06

DOLLAR EROSION & DEDOLLARIZATION

The dollar's share of global reserves is at its lowest since 1994. It fell 10% in 2025. Central banks are buying gold at a record pace. This is not a sudden crisis — it is a structural erosion decades in the making that is now accelerating through deliberate policy.

Structural — Accelerating

The dollar's share of global foreign exchange reserves has fallen from approximately 65% in the early 2000s to roughly 56.92% as of Q3 2025 — the lowest level since 1994. The dollar fell approximately 10% trade-weighted in 2025 and another 1.2% in January 2026. Gold's share of emerging market central bank reserves has doubled over the past decade from approximately 4% to 9%. China has bought gold for eleven consecutive months. These are not sentiment indicators — they are deliberate, long-duration allocation decisions by sovereign institutions that have access to the full picture of US fiscal deterioration and have concluded that the dollar system is becoming structurally less reliable as a store of value.

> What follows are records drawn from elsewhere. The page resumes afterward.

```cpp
extern "C" int ct_hdr_merge_batch(const void *stack_dev, int32_t dtype, float max_code, int32_t batch,
                                  const ct_geometry *geom, const float *std_dev, int32_t std_mode, float std_value,
                                  const double *exposure_dev, const ct_icrf *icrf, int32_t weight_mode,
                                  double *mean_state_dev, float *sumw_state_dev, float *var_state_dev,
                                  void *mean_out_dev, float *std_out_dev, uint32_t flags, void *stream)
{
    using namespace ct;
    if (!stack_dev || !geom || !icrf || !exposure_dev || batch <= 0) return CT_ERR_INVALID_ARGUMENT;
    if (geom->channels <= 0 || geom->h_tile <= 0 || geom->width <= 0 || geom->h_global < geom->h_tile ||
        geom->row_offset < 0 || geom->row_offset + geom->h_tile > geom->h_global)
        return CT_ERR_INVALID_ARGUMENT;
    if (geom->layout < CT_LAYOUT_NCHW || geom->layout > CT_LAYOUT_NHWC_BGR) return CT_ERR_INVALID_ARGUMENT;
    const int interp = icrf->interp;
    if (interp < CT_INTERP_LOOKUP || interp > CT_INTERP_NONE) return CT_ERR_INVALID_ARGUMENT;
    if (interp != CT_INTERP_NONE && (!icrf->lut_dev || icrf->n_points < 2)) return CT_ERR_INVALID_ARGUMENT;
    if (std_mode < CT_STD_NONE || std_mode > CT_STD_EXPLICIT) return CT_ERR_INVALID_ARGUMENT;
    if (std_mode == CT_STD_EXPLICIT && !std_dev) return CT_ERR_INVALID_ARGUMENT;
    if (weight_mode != CT_WEIGHT_NONE && weight_mode != CT_WEIGHT_GAUSS) return CT_ERR_INVALID_ARGUMENT;
    if (std_mode != CT_STD_NONE && interp == CT_INTERP_LOOKUP && weight_mode == CT_WEIGHT_NONE)
        return CT_ERR_NO_GRADIENT_PATH;
    const bool first = flags & CT_MERGE_FIRST_BATCH, finalize = flags & CT_MERGE_FINALIZE;
    const bool has_state = mean_state_dev && sumw_state_dev && (std_mode == CT_STD_NONE || var_state_dev);
    if (!has_state && !(first && finalize)) return CT_ERR_INVALID_ARGUMENT;
    if (finalize && (!mean_out_dev || (std_mode != CT_STD_NONE && !std_out_dev))) return CT_ERR_INVALID_ARGUMENT;

    const int64_t plane_g = geom->h_global * geom->width, plane_l = geom->h_tile * geom->width;
    const int64_t Qg = plane_g * geom->channels, Ql = plane_l * geom->channels;
    if (Qg >= (int64_t)1 << 31) return CT_ERR_TOO_LARGE;
    if (geom->image_stride < Ql) return CT_ERR_INVALID_ARGUMENT;

    MergeArgs a{};
    a.stack = stack_dev;
    a.std_stack = std_mode == CT_STD_EXPLICIT ? std_dev : nullptr;
    a.exposure = exposure_dev;
    a.lut = icrf->lut_dev;
    a.mean_state = has_state ? mean_state_dev : nullptr;
    a.sumw_state = has_state ? sumw_state_dev : nullptr;
    a.var_state = has_state ? var_state_dev : nullptr;
    a.mean_out = mean_out_dev;
    a.std_out = std_out_dev;
    a.image_stride = geom->image_stride;
    a.tile.plane_local = (uint32_t)plane_l;
    a.tile.chan_skip = (uint32_t)(plane_g - plane_l);
    a.tile.base = (uint32_t)(geom->row_offset * geom->width);
    a.tile.layout = (uint32_t)geom->layout;
    a.tile.channels = (uint32_t)geom->channels;
    a.batch = batch;
    a.channels = geom->channels;
    a.n_points = interp == CT_INTERP_NONE ? 2 : icrf->n_points;
    a.std_value = std_value;
    a.weight_scale = 30.0f;
    a.inv_max_code = 1.0f;
    a.flags = flags;
    hipStream_t s = static_cast<hipStream_t>(stream);
    if (merge_uses_reference_order(interp, std_mode, flags)) {
        if (dtype != CT_DTYPE_F32 && ct_norm_constants(max_code, &a.norm.hi, &a.norm.lo) != CT_OK) return CT_ERR_UNSUPPORTED;
        return merge_reference_order(a, dtype, (uint32_t)Ql, interp, weight_mode, std_mode, s);
    }
    switch (dtype) {
        case CT_DTYPE_U8:
        case CT_DTYPE_U16: {
            if (ct_norm_constants(max_code, &a.norm.hi, &a.norm.lo) != CT_OK) return CT_ERR_UNSUPPORTED;
            const bool fold = ct_index_constants(max_code, a.n_points, &a.index.hi, &a.index.lo) == CT_OK;
            a.inv_max_code = (float)(1.0 / (double)max_code);
            PivotArgs px{};
            const PivotArgs *pivot = nullptr;
            bool clamp = false;
            if (pivot_eligible(dtype, max_code, interp, a.n_points, flags, &px, &clamp)) {
                px.probe = batch / 2;
                px.retry_count = g_merge_retry_counter;
                pivot = &px;
            }
            return dtype == CT_DTYPE_U8 ? merge_typed<uint8_t>(a, (uint32_t)Ql, interp, weight_mode, std_mode, s, fold, pivot, clamp)
                                        : merge_typed<uint16_t>(a, (uint32_t)Ql, interp, weight_mode, std_mode, s, fold, pivot, clamp);
// ... 148 lines not shown
```

Measured before the change: 20020 MPix/s.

The structural advantages of the dollar remain real: the network effects of dollar-denominated global trade, the depth and liquidity of US financial markets, the absence of a credible alternative reserve asset at scale. The euro lacks the fiscal union that would make eurozone bonds a true substitute. The renminbi lacks the capital account openness and rule-of-law credibility that sovereign reserve managers require. Gold cannot be deployed at speed. These constraints mean that full dedollarization is a decades-long process, not an imminent event. But the marginal demand for US Treasuries is declining — and that marginal demand is precisely what finances the deficit at the current rate. As it falls, yields must rise to attract the remaining domestic and foreign private buyers. Higher yields widen the deficit. The loop closes.

The weaponization of the dollar through sanctions (applied after Russia's 2022 invasion of Ukraine) accelerated the strategic diversification away from dollar reserves among non-allied and non-Western nations. If dollar assets can be frozen by executive order — as $300+ billion in Russian central bank reserves were — then holding them is not merely a financial decision but a geopolitical one. The BRICS expansion, the growing use of bilateral currency settlements in Chinese-Russian-Indian trade, and the proliferation of alternative payment systems are all downstream consequences of the sanctions precedent. The US used its reserve currency status as a weapon and, in doing so, reduced its value as a neutral store of value.

Dollar Share of FX Reserves
56.92%
Lowest since 1994. Down from ~65% in early 2000s.
Dollar Trade-Weighted (2025)
−10%
Another −1.2% in Jan 2026. Deliberate policy + erosion.
Gold / EM Central Bank Reserves
9%
Doubled from 4% over last decade. Structural reallocation.
China Gold Buying Streak
11 months
Consecutive months of accumulation. Strategic, not tactical.